- Born: Evan E. Evans: 1889 Helen Evans (née Hartz): 1894 Maryetta Evans: 1912 Lester E. Evans: 1919
- Origin: Homestead, Pennsylvania, United States
- Died: Evan E. Evans: 1962, Homestead, Pennsylvania Helen Evans: 1974 (age 80) Maryetta Evans: 2009 (age 96), West Palm Beach, Florida Lester E. Evans: 1989 (age 59), Pittsburgh, Pennsylvania
- Genres: Soft shoe dance, tap dance
- Years active: 1942-1960

= The Four Evans =

The Evans Family had a vaudeville family dance act in the mid-1900s. The Evans were the only complete American family in a war zone during World War II in the course of their performance tours of US military bases. The Evans family continued touring the US through 1960, playing engagements in all major cities and making television appearances.

== Background ==
Evan E. Evans began dancing as a child in Pittsburgh, Pennsylvania. In 1910, Evan married Helen Hartz, a fellow vaudeville circuit dancer. The married couple toured together and continued to tour following the birth of their first child, Maryetta Evans, in 1912, then settled back in Pittsburgh around the time of the birth of their second child, Lester Evans. Evan and Helen operated a dance studio in Homestead, and Maryetta and Lester were educated in Pittsburgh. Maryetta went on to study at the Art Institute of Pittsburgh, and Lester at University of Pittsburgh. The family developed their new touring act and took to the stage as "Four Evans: Two Generations of Dance."

=="The Four Evans"==
In 1942, The Evans Family were scouted by the United Service Organizations (USO) to perform at American military service locations. Between 1942 and 1953, the Four Evans completed USO tours of Europe, Africa, Japan, Korea, Greenland, and the United States. The Evans performed in Bastogne during the Battle of the Bulge, and escaped Belgium with Pennsylvania's 28th Division. Between 1946 and 1960, the Four Evans danced in major cities throughout the United States and played extended engagements at New York's Paramount Theatre. In 1944, the family performed for the Lord Mayor of London, England; in 1947, they danced for the Premier of Canada; in 1949, they appeared on WDTV, Pittsburgh's (and Pennsylvania's) first television station. In 1953, while traveling internationally, the Evans family survived a plane crash in the sea of Japan.

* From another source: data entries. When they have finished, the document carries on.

typedef __bf16 bf16x8 __attribute__((ext_vector_type(8)));
template <bool kBfMma> __device__ __forceinline__ f32x16 ws_mfma(f16x8 x, f16x8 y, f32x16 c) {
  if constexpr (kBfMma) return __builtin_amdgcn_mfma_f32_32x32x16_bf16(__builtin_bit_cast(bf16x8, x), __builtin_bit_cast(bf16x8, y), c, 0, 0, 0);
  else return __builtin_amdgcn_mfma_f32_32x32x16_f16(x, y, c, 0, 0, 0);
}
constexpr int kDmaRing = 5;
constexpr uint32_t kDmaStageBytes = kFTileRows * 128;
constexpr int kBRing = 3;
template <bool kBf16, bool kL2, bool kTiming, bool kSample, int kAbl = 0, bool kBfMma = false, bool kDma = false, bool kBDma = false>
__device__ __forceinline__ void flat_filter_body(const FlatFilterArgs &a) {
  static_assert(!kBDma || (!kDma && !kTiming && !kSample && kAbl == 0), "B by DMA: rows through registers, final pass, no experiment variants");
  static_assert(!kDma || (kBf16 && !kL2 && !kSample && !kTiming), "the DMA row path serves a 16-bit row stream in the final pass");
  const uint32_t abl = kAbl != 0 ? exp_ablate(a) : 0u;
  extern __shared__ _Float16 lds_a[];
  constexpr uint32_t kBufHalfs = kFTileRows * kFAStride;
  uint4 *lds_b = reinterpret_cast<uint4 *>(lds_a + (kDma ? kDmaRing * kDmaStageBytes / 2 : 2 * kBufHalfs));
  uint32_t *lds_ring = reinterpret_cast<uint32_t *>(lds_b + (kBDma ? kBRing : 2) * kWsBStage);
  uint32_t *hn_lds = lds_ring + 4 * kRingWords;
  volatile __attribute__((address_space(3))) uint32_t *lds_stop =
      (volatile __attribute__((address_space(3))) uint32_t *)(hn_lds + 2 * kFTileRows);
  const uint32_t tid = threadIdx.x, lane = tid & 63;
  const uint32_t wave = __builtin_amdgcn_readfirstlane(tid >> 6);
  const uint32_t stages = a.row_stride_f / kFStageK;

  const uint32_t n_tiles = a.n_tiles;
  const uint32_t t_base = n_tiles / gridDim.x, t_rem = n_tiles % gridDim.x;
  uint32_t first_tile = blockIdx.x * t_base + (blockIdx.x < t_rem ? blockIdx.x : t_rem);
  uint32_t my_tiles = t_base + (blockIdx.x < t_rem ? 1u : 0u);
  if constexpr (!kSample) {
    if (a.part_tiles != 0) {
// ... 225 lines not shown
    }
    VK_WS_ROWS_LOAD(x0)
    fpos_advance(ld, stages);
    VK_WS_ROWS_LOAD(x1)
    fpos_advance(ld, stages);
    VK_WS_ROWS_LOAD(x2)
    fpos_advance(ld, stages);
    if constexpr (kBf16) {
      VK_WS_ROWS_LOAD(x3)
      fpos_advance(ld, stages);
      VK_WS_ROWS_LOAD(x4)
      fpos_advance(ld, stages);
      VK_WS_ROWS_LOAD(x5)
      fpos_advance(ld, stages);
    }
    ws_rows_store<kBf16, kL2, kSample, kBfMma>(lds_a, hn_lds, t, x0);
    VK_WS_PBARRIER()
    uint32_t ppar = 0;
    unsigned long long ph[4] = {0, 0, 0, 0}, tlast = __builtin_readcyclecounter();
#define VK_WS_PROD(RLOAD, RSTORE)                                                                                   \
    {                                                                                                               \
      const bool live = left_c != 0;                                                                                \
      VK_WS_TICK(3)                                                                                                 \
      if (live && st_c == 0 && t == 0 && a.cancel && (tile_c % kCancelPollTiles) == 0) {                            \
        if (__hip_atomic_load(a.cancel, __ATOMIC_RELAXED, __HIP_MEMORY_SCOPE_SYSTEM) != 0) lds_stop[tile_c & 1] = 1; \
      }                                                                                                             \
      if (!(abl & 8u)) VK_WS_ROWS_LOAD(RLOAD)                                                                       \
      fpos_advance(ld, stages);                                                                                     \
      __builtin_amdgcn_sched_barrier(0);                                                                            \
      VK_WS_TICK(0)                                                                                                 \
      ppar ^= 1;                                                                                                    \
      if (!(abl & 4u)) ws_rows_store<kBf16, kL2, kSample, kBfMma>(lds_a + ppar * kBufHalfs, hn_lds + ppar * kFTileRows, t, RSTORE, (abl & 512u) != 0); \
      else if (abl & 1024u) {         \
        _Pragma("unroll") for (int u_ = 0; u_ < (kBf16 ? 8 : 16); ++u_) asm volatile("" ::"v"(RSTORE.v[u_]));       \
      }                                                                                                             \
      if constexpr (timing) asm volatile("s_waitcnt lgkmcnt(0)" ::: "memory");                                      \
      VK_WS_TICK(2)                                                                                                 \
      left_c -= live ? 1u : 0u;                                                                                     \
      st_c += 1;                                                                                                    \
      if (live && st_c == stages) VK_WS_TILE_END(VK_WS_PBARRIER()) else VK_WS_PBARRIER();                           \
    }
    while (left_c != 0 && !stop) {
      VK_WS_PROD(x0, x1)
      if (stop) break;
      VK_WS_PROD(x1, x2)
      if (stop) break;
      if constexpr (kBf16) {
// ... 31 lines not shown
    const bool have = wave * 2 + t2 < a.nqt;
    const uint32_t jc = have ? (wave * 2 + t2) * 32 + li : 0u;
    const float4 co = a.qcoef[jc];
    closed[t2] = !have || co.w != 0.f;
    if constexpr (kSample) {
      wit[t2] = a.qwit[jc] + 0x1p-21f;
      col[t2].c1 = col[t2].c0 = col[t2].bound = 0.f;
      if constexpr (kL2) col[t2].c2 = 0.f;
    } else {
      wit[t2] = 0.f;
      if constexpr (kL2) col[t2].c2 = co.x;
      col[t2].c1 = co.y;
      col[t2].c0 = co.z;
      col[t2].bound = (closed[t2] || abl != 0) ? __builtin_inff() : a.qbound[jc];
    }
  }
  f32x16 acc[2][4];
  const f32x16 zero = {0.f, 0.f, 0.f, 0.f, 0.f, 0.f, 0.f, 0.f, 0.f, 0.f, 0.f, 0.f, 0.f, 0.f, 0.f, 0.f};
#pragma unroll
  for (int t2 = 0; t2 < 2; ++t2)
#pragma unroll
    for (int rt = 0; rt < 4; ++rt) acc[t2][rt] = zero;
  uint32_t tile_row0 = first_tile * row_step;
  uint32_t par = 0;
  const __amdgpu_buffer_rsrc_t tile_rsrc = ws_rsrc(a.tile_norm);
  uint32_t norm_bits = 0;
  if constexpr (!kSample) norm_bits = __builtin_amdgcn_raw_buffer_load_b32(tile_rsrc, 0, (int)((tile_row0 / (uint32_t)kFTileRows) * 4u), 0);
  __syncthreads();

==After "The Four Evans"==
From 1960, the Evans family operated a dance studio in Homestead. In 1962, Evan E. Evans died in Homestead at age 73. Lester Evans taught at Point Park University, and at Pittsburgh Creative and Performing Arts School, and he owned the Homestead studio from 1962. In 1974, Lester and Maryetta appeared on Mister Rogers' Neighborhood. Also in 1974, Helen Evans died at age 80. In the 1980s, Lester and Maryetta Evans toured again as "The Four Evans," with younger Evans family members. After Lester Evans died in 1989, Maryetta moved to Florida, where she continued to dance and instruct. In the late 1990s, while living in Palm Springs, Florida, Maryetta danced with The Fabulous Palm Springs Follies. In 1999, The Guinness Book of World Records named her the World's Oldest Professional Show Dancer at age 86. Maryetta Evans died in 2009.